#### Directions for this task
What lines below contain the word "AccStoreOnce"? Please pull each one out.

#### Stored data
template <int NTE, typename ST, int TN, int C2_WPB, bool STORE = false>
__global__ __launch_bounds__(WAVE * C2_WPB) __attribute__((amdgpu_waves_per_eu(C2_WPB / 4, C2_WPB / 4))) void conv_bwd2_kernel(ConvBArgs a) {
  WALL_STAMP(2);
  typedef Image<0, NTE> IM;
  typedef ConvBImg<NTE> BI;
  typedef ConvBlk<NTE> B;
  typedef C2Shape<TN, C2_WPB> SH;
  constexpr int C2_TPB = SH::TPB, C2_GS_ROWS = SH::GS_ROWS, C2_SCR = SH::SCR;
  constexpr int PW = B::SIZE + C2_SCR;
  constexpr bool BF = Io<ST>::BF;
  extern __shared__ __attribute__((aligned(16))) float lds[];
  float* img = lds + C2_TPB - BI::F0;
  float* imgT = lds + C2_TPB + BI::FSIZE - BI::T0;
  const int lane = threadIdx.x & 63, i = lane & 15, g = lane >> 4;
  const int w = __builtin_amdgcn_readfirstlane(threadIdx.x >> 6);
  float* blocks = lds + C2_TPB + BI::FSIZE + BI::TSIZE;
  float* gblk = blocks + w * PW;
  float* tscr = gblk + B::SIZE;
  float* trow = tscr + TN * TSCR_FLOATS;
  int* tsrc = reinterpret_cast<int*>(trow + C2_GS_ROWS * ROW);
  stage_slice<BI::FSIZE, C2_TPB>(lds + C2_TPB, a.img + BI::F0, threadIdx.x);
  stage_slice<BI::TSIZE, C2_TPB>(lds + C2_TPB + BI::FSIZE, a.imgT + BI::T0, threadIdx.x);
  for (int k = lane; k < B::SIZE / 4; k += WAVE) reinterpret_cast<f4*>(gblk)[k] = f4{0.f, 0.f, 0.f, 0.f};

  const f4 zero = {0.f, 0.f, 0.f, 0.f};
  const int64_t waves = (int64_t)gridDim.x * C2_WPB, wid = (int64_t)blockIdx.x * C2_WPB + w;
  {
    const int64_t npw = (a.N + waves - 1) / waves;
    const int64_t n0 = wid * npw;
    const int64_t nn = n0 >= a.N ? 0 : (a.N - n0 < npw ? a.N - n0 : npw);
    for (int64_t k = lane; k < nn * ROW; k += WAVE) {
      const int64_t nd = n0 + k / ROW;
      if (a.rowptr[nd + 1] == a.rowptr[nd]) a.g_dst[n0 * ROW + k] = 0.f;
    }
  }
  const int32_t E = a.rowptr[a.N];
  const int32_t iters = (E + TN * TILE - 1) / (TN * TILE);
  const int32_t ipw = (int32_t)((iters + waves - 1) / waves);
  const int64_t it0 = wid * ipw;
  const int32_t c_lo = (int32_t)(it0 < iters ? it0 : iters) * (TN * TILE);
  int32_t c_hi = (int32_t)(it0 + ipw < iters ? it0 + ipw : iters) * (TN * TILE);
  c_hi = c_hi < E ? c_hi : E;
  int32_t lead_dst = -1;
  if (c_lo > 0 && c_lo < c_hi) {
    const int32_t d0 = a.edst[c_lo], dm = a.edst[c_lo - 1];
    lead_dst = d0 == dm ? d0 : -1;
  }
  typename Msg0<ST>::WAcc w0;
  typename Msg1<ST>::WAcc w1;
  typename Msg2<ST>::WAcc w2;
  Msg0<ST>::wacc_zero(w0);
  Msg1<ST>::wacc_zero(w1);
  Msg2<ST>::wacc_zero(w2);
  float carry[7] = {0.f, 0.f, 0.f, 0.f, 0.f, 0.f, 0.f};
  int carry_dst = -1;
  const int32_t p_last = c_hi - 1;
  constexpr bool PREFETCH = C2_WPB == 4;
  int32_t csrc[TN], cdst[TN];
  C2Rows cur[TN];
  if (PREFETCH && c_lo < c_hi) {
#pragma unroll
    for (int j = 0; j < TN; ++j) {
      const int32_t p = c_lo + j * TILE + i, pc = p < p_last ? p : p_last;
      csrc[j] = a.esrc[pc];
      cdst[j] = a.edst[pc];
    }
#pragma unroll
    for (int j = 0; j < TN; ++j) {
      const int32_t p = c_lo + j * TILE + i, pc = p < p_last ? p : p_last;
      c2_load_rows<ST>(a, pc, csrc[j], cdst[j], g, cur[j]);
    }
  }
  STAMP(0);
  __syncthreads();
  STAMP(1);

  const int zt[TN] = {};
  for (int32_t base = c_lo; base < c_hi; base += TN * TILE) {
    STAMP(15);
    const int32_t nxt_base = base + TN * TILE;
    int32_t nsrc[TN], ndst[TN], npc[TN];
    if constexpr (PREFETCH) {
#pragma unroll
      for (int j = 0; j < TN; ++j) {
        const int32_t p = nxt_base + j * TILE + i;
        npc[j] = p < p_last ? p : p_last;
        nsrc[j] = a.esrc[npc[j]];
        ndst[j] = a.edst[npc[j]];
      }
    } else {
      int32_t pc[TN];
#pragma unroll
      for (int j = 0; j < TN; ++j) {
        const int32_t p = base + j * TILE + i;
        pc[j] = p < p_last ? p : p_last;
        csrc[j] = a.esrc[pc[j]];
        cdst[j] = a.edst[pc[j]];
      }
#pragma unroll
      for (int j = 0; j < TN; ++j) c2_load_rows<ST>(a, pc[j], csrc[j], cdst[j], g, cur[j]);
    }
    f4 es0[TN], es1[TN], sj[TN], si[TN], d_ms[TN];
    float ev[TN][3], vj[TN][3], vi[TN][3], d_mv[TN][3];
    int32_t src[TN], dst[TN];
    bool active[TN];
#pragma unroll
    for (int j = 0; j < TN; ++j) {
      active[j] = base + j * TILE + i < c_hi;
      src[j] = csrc[j];
      dst[j] = active[j] ? cdst[j] : -1;
      es0[j] = cur[j].es0; es1[j] = cur[j].es1; sj[j] = cur[j].sj; si[j] = cur[j].si;
      d_ms[j] = active[j] ? cur[j].d_ms : zero;
#pragma unroll
      for (int d = 0; d < 3; ++d) {
        ev[j][d] = g == 0 ? cur[j].ev[d] : 0.f;
        vj[j][d] = cur[j].vj[d];
        vi[j][d] = cur[j].vi[d];
        d_mv[j][d] = active[j] ? cur[j].d_mv[d] : 0.f;
      }
    }
    STAMP(2);
    float b0[TN][16], bv0[TN][3][3], b1[TN][4], bv1[TN][3][1], b2[TN][4], bv2[TN][3][1];
#pragma unroll
    for (int j = 0; j < TN; ++j) {
#pragma unroll
      for (int r = 0; r < 4; ++r) { b0[j][r] = sj[j][r]; b0[j][4 + r] = es0[j][r]; b0[j][8 + r] = es1[j][r]; b0[j][12 + r] = si[j][r]; }
#pragma unroll
      for (int d = 0; d < 3; ++d) { bv0[j][d][0] = vj[j][d]; bv0[j][d][1] = vi[j][d]; bv0[j][d][2] = ev[j][d]; }
    }
    f4 s1[TN][1], s2[TN][1], s3[TN][1];
    float v1[TN][3][1], v2[TN][3][1], v3[TN][3][1];
    typename Msg0<ST>::Cache c0[TN];
    typename Msg1<ST>::Cache c1[TN];
    typename Msg2<ST>::Cache c2[TN];
    Msg0<ST>::template forward<TN, BF>(img + IM::CV_M0, lane, zt, b0, bv0, s1, v1, c0);
#pragma unroll
    for (int j = 0; j < TN; ++j) {
#pragma unroll
      for (int r = 0; r < 4; ++r) b1[j][r] = s1[j][0][r];
#pragma unroll
      for (int d = 0; d < 3; ++d) bv1[j][d][0] = v1[j][d][0];
    }
    Msg1<ST>::template forward<TN, BF>(img + IM::CV_M1, lane, zt, b1, bv1, s2, v2, c1);
#pragma unroll
    for (int j = 0; j < TN; ++j) {
#pragma unroll
      for (int r = 0; r < 4; ++r) b2[j][r] = s2[j][0][r];
#pragma unroll
      for (int d = 0; d < 3; ++d) bv2[j][d][0] = v2[j][d][0];
    }
    Msg2<ST>::template forward<TN, BF>(img + IM::CV_M2, lane, zt, b2, bv2, s3, v3, c2);
    STAMP(3);
    float d_b[TN][4], d_bv[TN][3][1];
    {
      f4 d_so[TN][1];
      float d_vo[TN][3][1];
#pragma unroll
      for (int j = 0; j < TN; ++j) {
        d_so[j][0] = d_ms[j];
#pragma unroll
        for (int d = 0; d < 3; ++d) d_vo[j][d][0] = d_mv[j][d];
      }
      typename Msg2<ST>::Grads gr[TN];
      Msg2<ST>::template backward_tn<TN, BF>(imgT + IM::TC_M2, lane, c2, d_so, d_vo, d_b, d_bv, gr);
      STAMP(10);
      if constexpr (!PREFETCH) {
        float b2r[TN][4], bv2r[TN][3][1];
#pragma unroll
        for (int j = 0; j < TN; ++j) Msg1<ST>::outputs_from_cache(c1[j], b2r[j], bv2r[j]);
        Msg2<ST>::template wacc_accumulate<TN, BF>(w2, lane, zt, b2r, bv2r, c2, gr, tscr);
      } else {
        Msg2<ST>::template wacc_accumulate<TN, BF>(w2, lane, zt, b2, bv2, c2, gr, tscr);
      }
    }
    {
      f4 d_so[TN][1];
      float d_vo[TN][3][1];
#pragma unroll
      for (int j = 0; j < TN; ++j) {
        d_so[j][0] = f4{d_b[j][0], d_b[j][1], d_b[j][2], d_b[j][3]};
#pragma unroll
        for (int d = 0; d < 3; ++d) d_vo[j][d][0] = d_bv[j][d][0];
      }
      typename Msg1<ST>::Grads gr[TN];
      STAMP(11);
      Msg1<ST>::template backward_tn<TN, BF>(imgT + IM::TC_M1, lane, c1, d_so, d_vo, d_b, d_bv, gr);
      STAMP(12);
      if constexpr (!PREFETCH) {
        float b1r[TN][4], bv1r[TN][3][1];
#pragma unroll
        for (int j = 0; j < TN; ++j) Msg0<ST>::outputs_from_cache(c0[j], b1r[j], bv1r[j]);
        Msg1<ST>::template wacc_accumulate<TN, BF>(w1, lane, zt, b1r, bv1r, c1, gr, tscr);
      } else {
        Msg1<ST>::template wacc_accumulate<TN, BF>(w1, lane, zt, b1, bv1, c1, gr, tscr);
      }
    }
    float d_b0[TN][16], d_bv0[TN][3][3];
    {
      f4 d_so[TN][1];
      float d_vo[TN][3][1];
#pragma unroll
      for (int j = 0; j < TN; ++j) {
        d_so[j][0] = f4{d_b[j][0], d_b[j][1], d_b[j][2], d_b[j][3]};
#pragma unroll
        for (int d = 0; d < 3; ++d) d_vo[j][d][0] = d_bv[j][d][0];
      }
      typename Msg0<ST>::Grads gr[TN];
      STAMP(13);
      Msg0<ST>::template backward_tn<TN, BF>(imgT + IM::TC_M0, lane, c0, d_so, d_vo, d_b0, d_bv0, gr);
      STAMP(14);
      if constexpr (PREFETCH) {
#pragma unroll
        for (int j = 0; j < TN; ++j) c2_load_rows<ST>(a, npc[j], nsrc[j], ndst[j], g, cur[j]);
      }
      Msg0<ST>::template wacc_accumulate<TN, BF>(w0, lane, zt, b0, bv0, c0, gr, tscr);
    }
    int32_t next_first = -1;
    if (nxt_base < c_hi) next_first = PREFETCH ? __builtin_amdgcn_readfirstlane(ndst[0]) : a.edst[nxt_base];
    STAMP(4);
#pragma unroll
    for (int j = 0; j < TN; ++j)
      if (active[j]) {
        const int64_t gr_ = (int64_t)(base + j * TILE + i) * EROW;
        Io<ST>::st4(a.g_e, gr_ + 4 * g, f4{d_b0[j][4], d_b0[j][5], d_b0[j][6], d_b0[j][7]});
        Io<ST>::st4(a.g_e, gr_ + 16 + 4 * g, f4{d_b0[j][8], d_b0[j][9], d_b0[j][10], d_b0[j][11]});
        if (g == 0) {
#pragma unroll
          for (int d = 0; d < 3; ++d) Io<ST>::st(a.g_e, gr_ + ES + d, d_bv0[j][d][2]);
        }
      }
    STAMP(5);
    bool self[TN];
    if constexpr (STORE) {
#pragma unroll
      for (int j = 0; j < TN; ++j) {
        self[j] = active[j] && src[j] == dst[j];
        if (active[j]) {
          float* row = a.g_edge + (int64_t)(base + j * TILE + i) * ROW;
          const bool z = self[j];
          *reinterpret_cast<f4*>(row + 4 * g) = z ? zero : f4{d_b0[j][0], d_b0[j][1], d_b0[j][2], d_b0[j][3]};
#pragma unroll
          for (int d = 0; d < 3; ++d) row[NS + 3 * g + d] = z ? 0.f : d_bv0[j][d][0];
        }
      }
    } else {
#pragma unroll
      for (int j = 0; j < TN; ++j) {
        self[j] = active[j] && src[j] == dst[j];
        float* tr = trow + (j * TILE + i) * ROW;
        *reinterpret_cast<f4*>(tr + 4 * g) = f4{d_b0[j][0], d_b0[j][1], d_b0[j][2], d_b0[j][3]};
#pragma unroll
        for (int d = 0; d < 3; ++d) tr[NS + 3 * g + d] = d_bv0[j][d][0];
        if (g == 0) tsrc[j * TILE + i] = (active[j] && !self[j]) ? src[j] : -1;
      }
      __builtin_amdgcn_wave_barrier();
      {
        const int half = lane / ROW, col = lane - half * ROW;
        const int hr = half & 1;
        int sr[C2_GS_ROWS / 2];
        float val[C2_GS_ROWS / 2];
#pragma unroll
        for (int k = 0; k < C2_GS_ROWS / 2; ++k) {
          sr[k] = tsrc[2 * k + hr];
          val[k] = trow[(2 * k + hr) * ROW + (half < 2 ? col : 0)];
        }
#pragma unroll
        for (int k = 0; k < C2_GS_ROWS / 2; ++k)
          if (half < 2 && sr[k] >= 0) atomicAdd(a.g_src + (int64_t)sr[k] * ROW + col, val[k]);
      }
      __builtin_amdgcn_wave_barrier();
    }
    STAMP(6);
#pragma unroll
    for (int j = 0; j < TN; ++j) {
      float x[7] = {d_b0[j][12], d_b0[j][13], d_b0[j][14], d_b0[j][15], d_bv0[j][0][1], d_bv0[j][1][1], d_bv0[j][2][1]};
      if (self[j]) {
#pragma unroll
        for (int k = 0; k < 4; ++k) x[k] += d_b0[j][k];
#pragma unroll
        for (int d = 0; d < 3; ++d) x[4 + d] += d_bv0[j][d][0];
      }
      if (i == 0 && active[j] && dst[j] == carry_dst) {
#pragma unroll
        for (int k = 0; k < 7; ++k) x[k] += carry[k];
      }
      seg_scan16<7>(dst[j], x);
      int nxt = __builtin_amdgcn_update_dpp(-1, dst[j], 0x100 | 1, 0xf, 0xf, false);
      if (i == TILE - 1) nxt = next_first;
      if (j + 1 < TN) {
        const int nf = __builtin_amdgcn_update_dpp(-1, dst[j + 1 < TN ? j + 1 : j], 0x110 | 15, 0xf, 0xf, false);
        if (i == TILE - 1) nxt = nf;
      }
      if (active[j] && nxt != dst[j]) {
        if (dst[j] != lead_dst) {
          float* row = a.g_dst + (int64_t)dst[j] * ROW;
          *reinterpret_cast<f4*>(row + 4 * g) = f4{x[0], x[1], x[2], x[3]};
#pragma unroll
          for (int d = 0; d < 3; ++d) row[NS + 3 * g + d] = x[4 + d];
        } else if constexpr (STORE) {
          float* row = a.slot + wid * ROW;
          *reinterpret_cast<f4*>(row + 4 * g) = f4{x[0], x[1], x[2], x[3]};
#pragma unroll
          for (int d = 0; d < 3; ++d) row[NS + 3 * g + d] = x[4 + d];
        } else {
          float* row = a.g_src + (int64_t)dst[j] * ROW;
#pragma unroll
          for (int k = 0; k < 4; ++k) atomicAdd(row + 4 * g + k, x[k]);
#pragma unroll
          for (int d = 0; d < 3; ++d) atomicAdd(row + NS + 3 * g + d, x[4 + d]);
        }
      }
      carry_dst = __builtin_amdgcn_update_dpp(-1, dst[j], 0x100 | 15, 0xf, 0xf, false);
#pragma unroll
      for (int k = 0; k < 7; ++k)
        carry[k] = __builtin_bit_cast(float, __builtin_amdgcn_update_dpp(0, __builtin_bit_cast(int, x[k]), 0x100 | 15, 0xf, 0xf, false));
    }
    if constexpr (PREFETCH) {
#pragma unroll
      for (int j = 0; j < TN; ++j) { csrc[j] = nsrc[j]; cdst[j] = ndst[j]; }
    }
    STAMP(7);
  }
  STAMP(8);
  Msg0<ST>::template wacc_flush<AccStoreOnce>(w0, gblk + B::M0, lane);
  Msg1<ST>::template wacc_flush<AccStoreOnce>(w1, gblk + B::M1, lane);
  Msg2<ST>::template wacc_flush<AccStoreOnce>(w2, gblk + B::M2, lane);
  write_slab_row<B::SIZE, PW, C2_WPB>(a.slab, blocks);
  STAMP(9);
}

#### Solution to the exercise
  Msg0<ST>::template wacc_flush<AccStoreOnce>(w0, gblk + B::M0, lane);
  Msg1<ST>::template wacc_flush<AccStoreOnce>(w1, gblk + B::M1, lane);
  Msg2<ST>::template wacc_flush<AccStoreOnce>(w2, gblk + B::M2, lane);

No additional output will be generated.